To convince more sailors to move to Newcastle, a hundred posters were printed and sent over ports in Britain, the Caribbean and West Africa. The Colonial Office took over the administration of the hostel in June 1942 and even briefly considered Newcastle as headquarters for a West Indian shipping pool, arguing that racial tensions were not as strong there as in other port cities.

Officers of the Colonial Office still worried about the treatment of Black sailors,

 

        ‘We think it’s about time that the people of this country began to treat the coloured community as 

       fellow citizens, rather than intruders and aliens, as they have been inclined to do so in the past.’

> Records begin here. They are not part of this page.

# LinChen-65/pygcn

Measured on AMD Instinct MI355X. Metric: SpMM GEdge/s + fwd+bwd ms/epoch, 10M-node synthetic CSR, feat_dim=256, higher is better.
Workload: dtype f32

## Files before the change

pygcn_amd/csrc/gcn_pack.hip:

```cpp
#include <hip/hip_runtime.h>

#include <cstdint>

#include "gcn_spmm.h"

int gcn_internal_fail(int code, const char *msg);
int gcn_internal_fail_hip(int hip_error, const char *where);

namespace {

constexpr int kWave = 64;
constexpr int kRowsPerBlock = 4;
typedef uint16_t bf16_t;

template <typename T> struct Quad;
template <> struct Quad<float> {
    typedef float4 Raw;
    static __device__ __forceinline__ void load(const float *p, float (&x)[4])
    {
        const float4 v = *(const float4 *)p;
        x[0] = v.x; x[1] = v.y; x[2] = v.z; x[3] = v.w;
    }
    static __device__ __forceinline__ void store(float *p, const float (&x)[4])
    {
        *(float4 *)p = make_float4(x[0], x[1], x[2], x[3]);
    }
};
template <> struct Quad<bf16_t> {
    static __device__ __forceinline__ void load(const bf16_t *p, float (&x)[4])
    {
        const uint2 v = *(const uint2 *)p;
        x[0] = __uint_as_float(v.x << 16); x[1] = __uint_as_float(v.x & 0xffff0000u);
        x[2] = __uint_as_float(v.y << 16); x[3] = __uint_as_float(v.y & 0xffff0000u);
    }
    static __device__ __forceinline__ void store(bf16_t *p, const float (&x)[4])
    {
        uint2 v;
        v.x = (__float_as_uint(x[0]) >> 16) | (__float_as_uint(x[1]) & 0xffff0000u);
        v.y = (__float_as_uint(x[2]) >> 16) | (__float_as_uint(x[3]) & 0xffff0000u);
        *(uint2 *)p = v;
    }
};

__device__ __forceinline__ int below(unsigned long long m)
{
    return (int)__builtin_amdgcn_mbcnt_hi((uint32_t)(m >> 32), __builtin_amdgcn_mbcnt_lo((uint32_t)m, 0u));
}

template <int CTRL> __device__ __forceinline__ uint32_t dpp_u(uint32_t v)
{
    return (uint32_t)__builtin_amdgcn_update_dpp(0, (int)v, CTRL, 0xF, 0xF, true);
}

__device__ __forceinline__ uint32_t or8(uint32_t v)
{
    v |= dpp_u<0xB1>(v);
    v |= dpp_u<0x4E>(v);
    v |= dpp_u<0x141>(v);
    return v;
}

template <typename T>
__global__ __launch_bounds__(kWave *kRowsPerBlock) void pack_count_kernel(
    const T *__restrict__ src, int64_t ld, const int64_t *__restrict__ rows, int64_t m, int F,
    uint32_t *__restrict__ bits, int32_t *__restrict__ counts)
{
    const int lane = threadIdx.x & (kWave - 1);
    const int64_t r = (int64_t)blockIdx.x * kRowsPerBlock + (threadIdx.x >> 6);
    if (r >= m) return;
    const T *row = src + (rows ? rows[r] : r) * ld;
    const int words = F >> 5;
    int cnt = 0;
    for (int f0 = 0; f0 < F; f0 += 4 * kWave) {
        const int f = f0 + 4 * lane;
        uint32_t nib = 0u;
        if (f < F) {
            float x[4];
            Quad<T>::load(row + f, x);
#pragma unroll
            for (int k = 0; k < 4; ++k) nib |= (x[k] != 0.f ? 1u : 0u) << k;
        }
        cnt += __builtin_popcount(nib);
        const uint32_t w = or8(nib << (4 * (lane & 7)));
        if ((lane & 7) == 0 && f < F) bits[r * words + (f >> 5)] = w;
    }
#pragma unroll
    for (int off = 32; off > 0; off >>= 1) cnt += __shfl_xor(cnt, off, kWave);
    if (lane == 0) counts[r] = cnt;
}

template <typename T>
__global__ __launch_bounds__(kWave *kRowsPerBlock) void pack_values_kernel(
    const T *__restrict__ src, int64_t ld, const int64_t *__restrict__ rows, int64_t m, int F,
    const int64_t *__restrict__ offsets, T *__restrict__ vals)
{
    const int lane = threadIdx.x & (kWave - 1);
    const int64_t r = (int64_t)blockIdx.x * kRowsPerBlock + (threadIdx.x >> 6);
    if (r >= m) return;
    const T *row = src + (rows ? rows[r] : r) * ld;
    int64_t base = offsets[r];
    for (int f0 = 0; f0 < F; f0 += 4 * kWave) {
        const int f = f0 + 4 * lane;
        float x[4] = {0.f, 0.f, 0.f, 0.f};
        if (f < F) Quad<T>::load(row + f, x);
        unsigned long long b[4];
        int pos = 0, total = 0;
#pragma unroll
        for (int k = 0; k < 4; ++k) {
            b[k] = __ballot(x[k] != 0.f);
            pos += below(b[k]);
            total += __builtin_popcountll(b[k]);
        }
#pragma unroll
        for (int k = 0; k < 4; ++k) {
            if (x[k] != 0.f) {
                T out;
                if (sizeof(T) == 4) *(float *)&out = x[k];
                else *(bf16_t *)&out = (bf16_t)(__float_as_uint(x[k]) >> 16);
                vals[base + pos] = out;
                ++pos;
            }
        }
        base += total;
    }
}

template <typename T>
__global__ __launch_bounds__(kWave *kRowsPerBlock) void unpack_kernel(
    const uint32_t *__restrict__ bits, const int64_t *__restrict__ offsets, const T *__restrict__ vals,
    int64_t m, int F, T *__restrict__ dst, int64_t ldd)
{
    const int lane = threadIdx.x & (kWave - 1);
    const int64_t r = (int64_t)blockIdx.x * kRowsPerBlock + (threadIdx.x >> 6);
    if (r >= m) return;
    const int words = F >> 5;
    int64_t base = offsets[r];
    for (int f0 = 0; f0 < F; f0 += 4 * kWave) {
        const int f = f0 + 4 * lane;
        uint32_t nib = 0u;
        if (f < F) nib = (bits[r * words + (f >> 5)] >> (4 * (lane & 7))) & 0xFu;
        float x[4];
        int pos = 0, total = 0;
        unsigned long long b[4];
#pragma unroll
        for (int k = 0; k < 4; ++k) {
            b[k] = __ballot(((nib >> k) & 1u) != 0u);
            pos += below(b[k]);
            total += __builtin_popcountll(b[k]);
        }
#pragma unroll
        for (int k = 0; k < 4; ++k) {
            x[k] = 0.f;
            if ((nib >> k) & 1u) {
                const T v = vals[base + pos];
                x[k] = sizeof(T) == 4 ? *(const float *)&v : __uint_as_float((uint32_t)(*(const bf16_t *)&v) << 16);
                ++pos;
            }
        }
        if (f < F) Quad<T>::store(dst + r * ldd + f, x);
        base += total;
    }
}

__global__ __launch_bounds__(256) void bits_count_kernel(const uint32_t *__restrict__ bits, int64_t m, int words,
                                                         int32_t *__restrict__ counts)
{
    const int64_t r = ((int64_t)blockIdx.x * 256 + threadIdx.x) >> 3;
    const int sub = threadIdx.x & 7;
    int c = 0;
    if (r < m)
        for (int w = sub; w < words; w += 8) c += __builtin_popcount(bits[r * words + w]);
    c += __shfl_xor(c, 1, kWave);
    c += __shfl_xor(c, 2, kWave);
    c += __shfl_xor(c, 4, kWave);
    if (r < m && sub == 0) counts[r] = c;
}

constexpr int kPack512Cap = GCN_PACK512_CAPACITY;

__device__ __forceinline__ uint32_t or16(uint32_t v)
{
    v = or8(v);
    v |= dpp_u<0x140>(v);
    return v;
}

__global__ __launch_bounds__(kWave *kRowsPerBlock) void pack512_kernel(const float *__restrict__ src, int64_t ld,
                                                                       int64_t m, uint32_t *__restrict__ slots)
{
    const int lane = threadIdx.x & (kWave - 1);
    const int64_t r = (int64_t)blockIdx.x * kRowsPerBlock + (threadIdx.x >> 6);
    if (r >= m) return;
    const int q = lane >> 4, i = lane & 15;
    const uint4 v = *(const uint4 *)(src + r * ld + 16 * i + 4 * q);
    const uint32_t x[4] = {v.x, v.y, v.z, v.w};
    uint32_t nib = 0u;
#pragma unroll
    for (int j = 0; j < 4; ++j) nib |= (x[j] != 0u ? 1u : 0u) << j;
    const uint32_t lo = or16(i < 8 ? nib << (4 * i) : 0u), hi = or16(i >= 8 ? nib << (4 * (i - 8)) : 0u);
    const unsigned long long mask = ((unsigned long long)hi << 32) | lo;
    int rank = __builtin_popcountll(mask & ((1ull << (4 * i)) - 1ull));
    uint32_t *sub = slots + r * 128 + 32 * q;
    if (i == 0) {
        sub[0] = lo;
        sub[1] = hi;
        sub[2] = (uint32_t)__builtin_popcountll(mask);
    }
#pragma unroll
    for (int j = 0; j < 4; ++j) {
        if ((nib >> j) & 1u) {
            if (rank < kPack512Cap) sub[3 + rank] = x[j];
            ++rank;
        }
    }
}

int check(const char *who, int dtype, int64_t m, int64_t F, int64_t ld)
{
    if (dtype != GCN_DTYPE_F32 && dtype != GCN_DTYPE_BF16) return gcn_internal_fail(GCN_E_BADARG, who);
    if (m < 0 || F <= 0 || F % 32 != 0 || F > INT32_MAX || ld < F || ld % 4 != 0)
        return gcn_internal_fail(GCN_E_BADARG, who);
    return 0;
}

}

extern "C" {

int gcn_rows_pack_count(int dtype, const void *src, int64_t ld, const int64_t *rows, int64_t m, int64_t F,
                        uint32_t *bits, int32_t *counts, void *stream)
{
    if (int rc = check("gcn_rows_pack_count: bad dtype / sizes (F a multiple of 32, ld a multiple of 4)", dtype, m, F, ld))
        return rc;
    if (m == 0) return 0;
    if (src == nullptr || bits == nullptr || counts == nullptr)
        return gcn_internal_fail(GCN_E_BADARG, "gcn_rows_pack_count: NULL pointer");
    if (((uintptr_t)src) % 16 != 0) return gcn_internal_fail(GCN_E_ALIGN, "gcn_rows_pack_count: 16-byte alignment required");
    const dim3 grid((unsigned)((m + kRowsPerBlock - 1) / kRowsPerBlock)), block(kWave * kRowsPerBlock);
    hipStream_t s = (hipStream_t)stream;
    if (dtype == GCN_DTYPE_F32)
        hipLaunchKernelGGL(pack_count_kernel<float>, grid, block, 0, s, (const float *)src, ld, rows, m, (int)F, bits, counts);
    else
        hipLaunchKernelGGL(pack_count_kernel<bf16_t>, grid, block, 0, s, (const bf16_t *)src, ld, rows, m, (int)F, bits, counts);
    hipError_t e = hipGetLastError();
    return e == hipSuccess ? 0 : gcn_internal_fail_hip((int)e, "gcn_rows_pack_count launch");
}

int gcn_rows_pack_values(int dtype, const void *src, int64_t ld, const int64_t *rows, int64_t m, int64_t F,
                         const int64_t *offsets, void *vals, void *stream)
{
    if (int rc = check("gcn_rows_pack_values: bad dtype / sizes (F a multiple of 32, ld a multiple of 4)", dtype, m, F, ld))
        return rc;
    if (m == 0) return 0;
    if (src == nullptr || offsets == nullptr || vals == nullptr)
        return gcn_internal_fail(GCN_E_BADARG, "gcn_rows_pack_values: NULL pointer");
    if (((uintptr_t)src) % 16 != 0) return gcn_internal_fail(GCN_E_ALIGN, "gcn_rows_pack_values: 16-byte alignment required");
    const dim3 grid((unsigned)((m + kRowsPerBlock - 1) / kRowsPerBlock)), block(kWave * kRowsPerBlock);
    hipStream_t s = (hipStream_t)stream;
    if (dtype == GCN_DTYPE_F32)
        hipLaunchKernelGGL(pack_values_kernel<float>, grid, block, 0, s, (const float *)src, ld, rows, m, (int)F, offsets, (float *)vals);
    else
        hipLaunchKernelGGL(pack_values_kernel<bf16_t>, grid, block, 0, s, (const bf16_t *)src, ld, rows, m, (int)F, offsets, (bf16_t *)vals);
    hipError_t e = hipGetLastError();
    return e == hipSuccess ? 0 : gcn_internal_fail_hip((int)e, "gcn_rows_pack_values launch");
}

int gcn_rows_unpack(int dtype, const uint32_t *bits, const int64_t *offsets, const void *vals, int64_t m,
                    int64_t F, void *dst, int64_t ldd, void *stream)
{
    if (int rc = check("gcn_rows_unpack: bad dtype / sizes (F a multiple of 32, ldd a multiple of 4)", dtype, m, F, ldd))
        return rc;
    if (m == 0) return 0;
    if (bits == nullptr || offsets == nullptr || dst == nullptr)
        return gcn_internal_fail(GCN_E_BADARG, "gcn_rows_unpack: NULL pointer");
    if (((uintptr_t)dst) % 16 != 0) return gcn_internal_fail(GCN_E_ALIGN, "gcn_rows_unpack: 16-byte alignment required");
    const dim3 grid((unsigned)((m + kRowsPerBlock - 1) / kRowsPerBlock)), block(kWave * kRowsPerBlock);
    hipStream_t s = (hipStream_t)stream;
    if (dtype == GCN_DTYPE_F32)
        hipLaunchKernelGGL(unpack_kernel<float>, grid, block, 0, s, bits, offsets, (const float *)vals, m, (int)F, (float *)dst, ldd);
    else
        hipLaunchKernelGGL(unpack_kernel<bf16_t>, grid, block, 0, s, bits, offsets, (const bf16_t *)vals, m, (int)F, (bf16_t *)dst, ldd);
    hipError_t e = hipGetLastError();
    return e == hipSuccess ? 0 : gcn_internal_fail_hip((int)e, "gcn_rows_unpack launch");
}
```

       Shields Daily News, 28 June 1841

 

Sailors were not the only group facing difficult employment and housing conditions. Between 700 and 900 workers from British Honduras (today’s Belize) volunteered for logging work in Scotland. The foresters complained about low wages. Threadbare clothing and inadequate cabins let the Scottish winter freeze them to the bones. Learn more. The Hondurans sometimes travelled to Newcastle while on leave and stayed at the West Indies House. When the British Honduran Forestry Unit dissolved in 1944, about 250 of the foresters remained in Britain. About half of them sought employment in the North East and lived in the West Indies House until they could find more permanent accommodations.

 

Koi O’ Larbi: barrister, superintendent, and anticolonial advocate

 

Most hostels of this type that mostly employed white supervisors, but the superintendent of the West Indies House was Koi Obuadabang Larbi from the Gold Coast (today’s Ghana). A 28 years old barrister, he had studied law at King’s College (today's Newcastle University). He suspended his career to devote his time and energy to the West Indies House. He was the first Black man to hold the appointment of missioner in the British Sailor’s Society. 

 

O'Larbi was set on creating a real ‘home away from home.’ Libraries did not let people of African descent use their facilities so he launched a book donation drive, insisting that "little home life is open to [British Hondurans] because of their colour and a library is an urgent need." He actively worked with students at the nearby university and with Charles Minto in North Shields. Learn more here and here

 

O'Larbi organised concerts. He even convinced the BBC to record some broadcasts in the hostel and highlighted "just how strong the coloured peoples on Tyneside were." The BBC interviewed him and other West Africans and West Indians working or studying in the region. Learn more.

 

After a few clashes with the Colonial Office, notably over his salary, O'Larbi left the West Indies House and pushed for the right to self-determination in the British Empire. A member of the Pan-African Federation, he attended the All-Colonial Peoples (or Subject Peoples) Conference in London in 1945 that advocated for 'the unconditional and immediate ending of all colonial systems' and the end of 'all racial and discriminatory laws.' Learn more.

 

 With the end of the Second World War, many hoped that peace would bring freedom and equality for all, including for those living under colonial rule. Britain had imposed political and economic control of the Gold Coast region and established a colony in 1874 after waging a series of wars against the Ashanti Empire. The colony assisted Britain in the two world wars. Calls for independence grew louder. As the richest and most educated territories in West Africa, the Gold Coast had long experienced manifestations of nationalism and calls for self-government. O'Larbi returned to the Gold Coast and supported the colony gaining its independence in 1957 as the country of Ghana.